Neural stem cell and progenitor cell theory of glioma development. (a) normal cell development. (b) astrocytoma, oligodendroglioma and other glioma subtype development may follow neoplastic transformation of a glial progenitor cell resulting in neoplastic cells that phenotypically resemble normal cells. (c) asymmetrical division of neural stem cell results in a cell population, which remains at the germinal origin, and a progenitor cell population, which migrates and proliferates causing distant glioma (adapted from Sanai et al [121] and Berger et al [127]).
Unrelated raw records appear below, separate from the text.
#define PT_MAP_OFF (PT_SLOTS * 16)
template <bool GROUPED>
__device__ __noinline__ unsigned long long census_and_plane_table(const RegDev &rd, const RegConst &rc, const f4 *map_pts, int b, const RegState *st,
                                                                  int nC, int nS, uint4 *s_raw, SolveShared &sh)
{
    const int tid = threadIdx.x, lane = tid & 63, wave = tid >> 6;
    constexpr int G = GROUPED ? LL_GRP : 1, GS = G * RS_THREADS;
    const int g = GROUPED ? sh.grp_g : 0;
    const int p0 = g * RS_THREADS + tid;
    const int kp = (nS + GS - 1) / GS;
    const int nSp = (nS + RS_THREADS - 1) / RS_THREADS * RS_THREADS;
    const int totp = nSp + nC;
    const size_t sb = (size_t)b * rd.cap;
    LL_AS_LDS PtSlot *ht = (LL_AS_LDS PtSlot *)s_raw;
    LL_AS_LDS unsigned short *slot_of_id = (LL_AS_LDS unsigned short *)((LL_AS_LDS char *)s_raw + PT_MAP_OFF);
    LL_T0(t_census);
    for (int e = tid; e < PT_SLOTS; e += RS_THREADS) lds_store_i4((int4 *)s_raw + e, make_int4(-1, -1, -1, -1));
    if (tid == 0) sh.pt_priv = 0;
    __syncthreads();
    const int4 *nn = rd.nn + sb + rd.cap_c;
    const unsigned char *flag0 = rd.blk_flag0 + sb;
    unsigned short *ids = rd.blk_id + (size_t)b * rd.cap_s;
    unsigned long long act = 0;
    int na = 0, nca = 0, nsa = 0;
    for (int k0 = 0; k0 * RS_THREADS < totp; k0 += 8) {
        LL_T0(t_trip);
        unsigned char fl8[8];
        int4 t8[GROUPED ? 1 : 8];
#pragma unroll
        for (int u = 0; u < 8; u++) {
            const int j = tid + (k0 + u) * RS_THREADS;
            const int jc = j < totp ? j : 0;
            const size_t src = jc < nS ? (size_t)rd.cap_c + jc : (jc >= nSp ? (size_t)(jc - nSp) : (size_t)rd.cap_c);
            fl8[u] = gload_u8(flag0 + src);
            if (!GROUPED) t8[u] = gload_i4(nn + (j < nS ? j : 0));
        }
        if (GROUPED) {
            const int j = tid + (k0 + g) * RS_THREADS;
            t8[0] = gload_i4(nn + (j < nS ? j : 0));
        }
        unsigned int h8[GROUPED ? 1 : 8];
#ifdef LL_SOLVE_TIMING
        if (fl8[0] == 255 && t8[0].x == -12345) act |= 1ull << 63;
        LL_TACC(10, t_trip);
        LL_T0(t_ins);
#endif
#pragma unroll
        for (int u = 0; u < 8; u++) {
            const int j = tid + (k0 + u) * RS_THREADS;
            const unsigned char fl = (j < totp && (j < nS || j >= nSp)) ? fl8[u] : (unsigned char)0;
            const bool active = (fl & BLK_ACTIVE) != 0;
            if (active) {
                act |= 1ull << (k0 + u);
                na++;
            }
            if (fl & 8) {
                if (j >= nSp) nca++; else nsa++;
            }
            if (!GROUPED || u == g) {
                const int4 t = t8[GROUPED ? 0 : u];
                const unsigned int h = (active && j < nS) ? pt_insert(ht, (unsigned int)t.x, (unsigned int)t.y, (unsigned int)t.z) : PT_INACTIVE;
                if (h == PT_PRIVATE) atomicAdd(&sh.pt_priv, 1);
                h8[GROUPED ? 0 : u] = h;
            }
        }
#pragma unroll
        for (int u = 0; u < 8; u++) {
            const int j = tid + (k0 + u) * RS_THREADS;
            if ((!GROUPED || u == g) && j < nS) gstore_u16(ids + j, (unsigned short)h8[GROUPED ? 0 : u]);
        }
#ifdef LL_SOLVE_TIMING
        LL_TACC(11, t_ins);
#endif
    }
    LL_T0(t_sums);
    {
        const unsigned long long tot = block_sum_u64((unsigned long long)na | ((unsigned long long)nca << 20) | ((unsigned long long)nsa << 40), sh);
        na = (int)(tot & 0xfffffull);
        nca = (int)((tot >> 20) & 0xfffffull);
        nsa = (int)((tot >> 40) & 0xfffffull);
    }
    if (rc.subsample_seed && na > rc.max_blocks) {
        int kept = 0;
        for (int k = 0; k * RS_THREADS < totp; k++) {
            if (!((act >> k) & 1ull)) continue;
            const int j = tid + k * RS_THREADS;
            const int jref = j >= nSp ? j - nSp : nC + j;
            if (subsample_drop_block(rc.subsample_seed, st->icp_iters, jref, na, rc.max_blocks))
                act &= ~(1ull << k);
            else
                kept++;
        }
        na = block_sum_int(kept, sh);
    }
    if (tid == 0) {
        sh.n_active = na;
        sh.n_corner_avail = nca;
        sh.n_surf_avail = nsa;
    }
    __syncthreads();
    LL_TACC(12, t_sums);
    LL_TACC(6, t_census);
    LL_T0(t_tab);
    LL_T0(t_cmp);
    constexpr int SPT = PT_SLOTS / RS_THREADS;
    unsigned int occ = 0;
#pragma unroll
    for (int i = 0; i < SPT; i++)
        if (ht[tid + i * RS_THREADS].b != PT_EMPTY_B) occ |= 1u << i;
    const int cnt = __popc(occ);
    int incl = cnt;
#pragma unroll
    for (int off = 1; off < 64; off <<= 1) {
        const int y = __shfl_up(incl, off);
        if (lane >= off) incl += y;
    }
    if (lane == 63) sh.isum[wave] = incl;
    __syncthreads();
    int base = incl - cnt, T = 0;
    for (int w = 0; w < RS_WAVES; w++) {
        if (w < wave) base += sh.isum[w];
        T += sh.isum[w];
    }
    {
        int rk = base;
#pragma unroll
        for (int i = 0; i < SPT; i++)
            if (occ & (1u << i)) {
                ht[tid + i * RS_THREADS].id = (unsigned int)rk;
                slot_of_id[rk] = (unsigned short)(tid + i * RS_THREADS);
                rk++;
            }
    }
    __syncthreads();
    LL_TACC(13, t_cmp);
    LL_T0(t_pl);
    int4 *tabG = pt_table_global(rd, b, g, GROUPED);
    double pose_last[7];
#pragma unroll
    for (int i = 0; i < 7; i++) pose_last[i] = gload_f64(st->pose_last + i);
    for (int i0 = tid; i0 < T; i0 += 4 * RS_THREADS) {
        f4 m[4][3];
#pragma unroll
        for (int u = 0; u < 4; u++) {
            const int id = i0 + u * RS_THREADS;
            const unsigned int sl = slot_of_id[id < T ? id : i0];
            const unsigned long long sa = ht[sl].a;
            const unsigned int sb2 = ht[sl].b;
            m[u][0] = gload_pt(map_pts + (unsigned int)(sa >> 32));
            m[u][1] = gload_pt(map_pts + (unsigned int)sa);
            m[u][2] = gload_pt(map_pts + sb2);
        }
#pragma unroll
        for (int u = 0; u < 4; u++) {
            const int id = i0 + u * RS_THREADS;
            const double pa[3] = {(double)m[u][0].x, (double)m[u][0].y, (double)m[u][0].z};
            const double pb[3] = {(double)m[u][1].x, (double)m[u][1].y, (double)m[u][1].z};
            const double pc[3] = {(double)m[u][2].x, (double)m[u][2].y, (double)m[u][2].z};
            double a_out[3] = {0.0, 0.0, 0.0}, v_out[3] = {0.0, 0.0, 0.0};
            (void)block_plane(pose_last, pa, pb, pc, a_out, v_out);
            {
                double m_[3], beta_;
                plane_scale(v_out, a_out[0], m_, &beta_);
                v_out[0] = m_[0], v_out[1] = m_[1], v_out[2] = m_[2], a_out[0] = beta_;
            }
            if (id < T) {
                gstore_i4(tabG + 2 * id, make_int4(__double2loint(v_out[0]), __double2hiint(v_out[0]), __double2loint(v_out[1]), __double2hiint(v_out[1])));
                gstore_i4(tabG + 2 * id + 1, make_int4(__double2loint(v_out[2]), __double2hiint(v_out[2]), __double2loint(a_out[0]), __double2hiint(a_out[0])));
            }
        }
    }
    LL_TACC(14, t_pl);
    LL_T0(t_p2);
    const int region = GROUPED ? rd.tab_cap / LL_GRP : rd.tab_cap;
    for (int k0 = 0; k0 < kp; k0 += 8) {
        unsigned short h8[8];
#pragma unroll
        for (int u = 0; u < 8; u++) {
            const int p = p0 + (k0 + u) * GS;
            h8[u] = gload_u16(ids + (p < nS ? p : 0));
        }
        unsigned int id8[8];
#pragma unroll
        for (int u = 0; u < 8; u++) {
            const unsigned int h = h8[u];
            const unsigned int sid = ht[h < PT_SLOTS ? h : 0u].id;
            id8[u] = h < PT_SLOTS ? sid : (h == PT_PRIVATE ? PT_PRIVATE : 0u);
        }
#pragma unroll
        for (int u = 0; u < 8; u++) {
            const int p = p0 + (k0 + u) * GS;
            if (p < nS) gstore_u16(ids + p, (unsigned short)id8[u]);
        }
    }
    if (sh.pt_priv > 0) {
        int npriv = 0;
        for (int k = 0; k < kp; k++) {
            const int p = p0 + k * GS;
            if (p < nS && gload_u16(ids + p) == PT_PRIVATE) npriv++;
        }
        int incl2 = npriv;
#pragma unroll
        for (int off = 1; off < 64; off <<= 1) {
            const int y = __shfl_up(incl2, off);
            if (lane >= off) incl2 += y;
        }
        __syncthreads();
        if (lane == 63) sh.isum[wave] = incl2;
        __syncthreads();
        int pid = incl2 - npriv;
        for (int w = 0; w < wave; w++) pid += sh.isum[w];
        for (int k = 0; k < kp; k++) {
            const int p = p0 + k * GS;
            if (p >= nS || gload_u16(ids + p) != PT_PRIVATE) continue;
            const unsigned int id = (unsigned int)(region - 1 - pid);
            pid++;
            const int4 t = gload_i4(nn + p);
            int4 ob, oc;
            pt_plane<true>(map_pts, pose_last, (unsigned int)t.x, (unsigned int)t.y, (unsigned int)t.z, ob, oc);
            gstore_i4(tabG + 2 * id, ob);
            gstore_i4(tabG + 2 * id + 1, oc);
            gstore_u16(ids + p, (unsigned short)id);
        }
    }
    __threadfence_block();
    __syncthreads();
    const int Tl = T < PT_TCAP ? T : PT_TCAP;
    int4 *s_tab = (int4 *)s_raw;
    for (int e0 = tid; e0 < 2 * Tl; e0 += 8 * RS_THREADS) {
        int4 v8[8];
#pragma unroll
        for (int u = 0; u < 8; u++) {
            const int e = e0 + u * RS_THREADS;
            v8[u] = gload_i4(tabG + (e < 2 * Tl ? e : e0));
        }
#pragma unroll
        for (int u = 0; u < 8; u++) {
            const int e = e0 + u * RS_THREADS;
            if (e < 2 * Tl) lds_store_i4(s_tab + e, v8[u]);
        }
    }
    if (tid == 0) {
        int nl = 0;
        if (!rc.no_line_cache && T <= PT_TCAP && sh.pt_priv == 0) {
            int mine = GROUPED ? nC - g * RS_THREADS : nC;
            const int cap = GROUPED ? RS_THREADS : LL_LINE_CACHE_MAX;
            mine = mine < 0 ? 0 : (mine > cap ? cap : mine);
            const int room = (PT_LDS_BYTES / 16 - 2 * Tl) / 4;
            nl = mine < room ? mine : room;
        }
        const int kc = (PT_LDS_BYTES / 16 - 2 * Tl - 4 * nl) / RS_THREADS;
        sh.pt_T = sh.pt_priv > 0 ? PT_TCAP + 1 : T;
        sh.pt_Tl = Tl;
        sh.pt_kc = kc < kp ? kc : kp;
        sh.pt_nl = nl;
    }
    __syncthreads();
    LL_TACC(15, t_p2);
    LL_TACC(8, t_tab);
    return act;
}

NSC, neural stem cell; P, progenitor cell.

Figure 5

Multimodal imaging characteristics of oligodendroglial tumours classified by genotype. (a, b) T₂ weighted MRI. (c, d) Negative enhancement integral colour maps used to derive relative cerebral blood volume (rCBV). (e, f) Apparent diffusion coefficient (ADC) maps. The left panel shows 1p/19q loss tumours exhibiting indistinct, (a) irregular T₂ border, (c) high rCBV and (e) low histogram ADC. The right panel shows 1p/19q intact tumours displaying sharp, (b) smooth T₂ border, (d) low rCBV and (f) high histogram ADC.

Figure 6

Analysis of image texture in relation to genotype. (a, b) T₂ and fluid-attenuated inversion-recovery weighted images of an oligodendroglioma with loss of 1p and 19q and (c, d) an oligodendroglioma with intact 1p and 19q. The similar-looking images were correctly classified with regard to genotype using texture analysis. Images are cropped to 128 × 128 pixels (green) before being transformed; ROIs are as indicated (pink). Reproduced with permission from Brown et al. [159].

Figure 7

Border sharpness coefficient (BSC) in glioblastomas. The tumour shown in (a) had the largest T₂ BSC, signifying a sharp T₂ bright border, and proved to be non- epidermal growth factor receptor (EGFR)-amplified, whereas the tumour in (b) had the smallest T₂ BSC, signifying a fuzzy T₂ bright border, and proved to be EGFR-amplified Reproduced with permission from Aghi et al. [180].

Figure 8

Gene expression surrogates for MRI traits. (a) Association between the hypoxia gene expression module and contrast enhancement. Tumour arrays were clustered by using only cDNA clones contained within the gene module. The value of the imaging trait for each tumour is indicated by the coloured box above the expression map. Representative MRI are depicted on the left and a subset of named genes is labelled. (b) expanded view of the association between the proliferation gene-expression module and mass effect. Reproduced with permission from Diehn et al [13].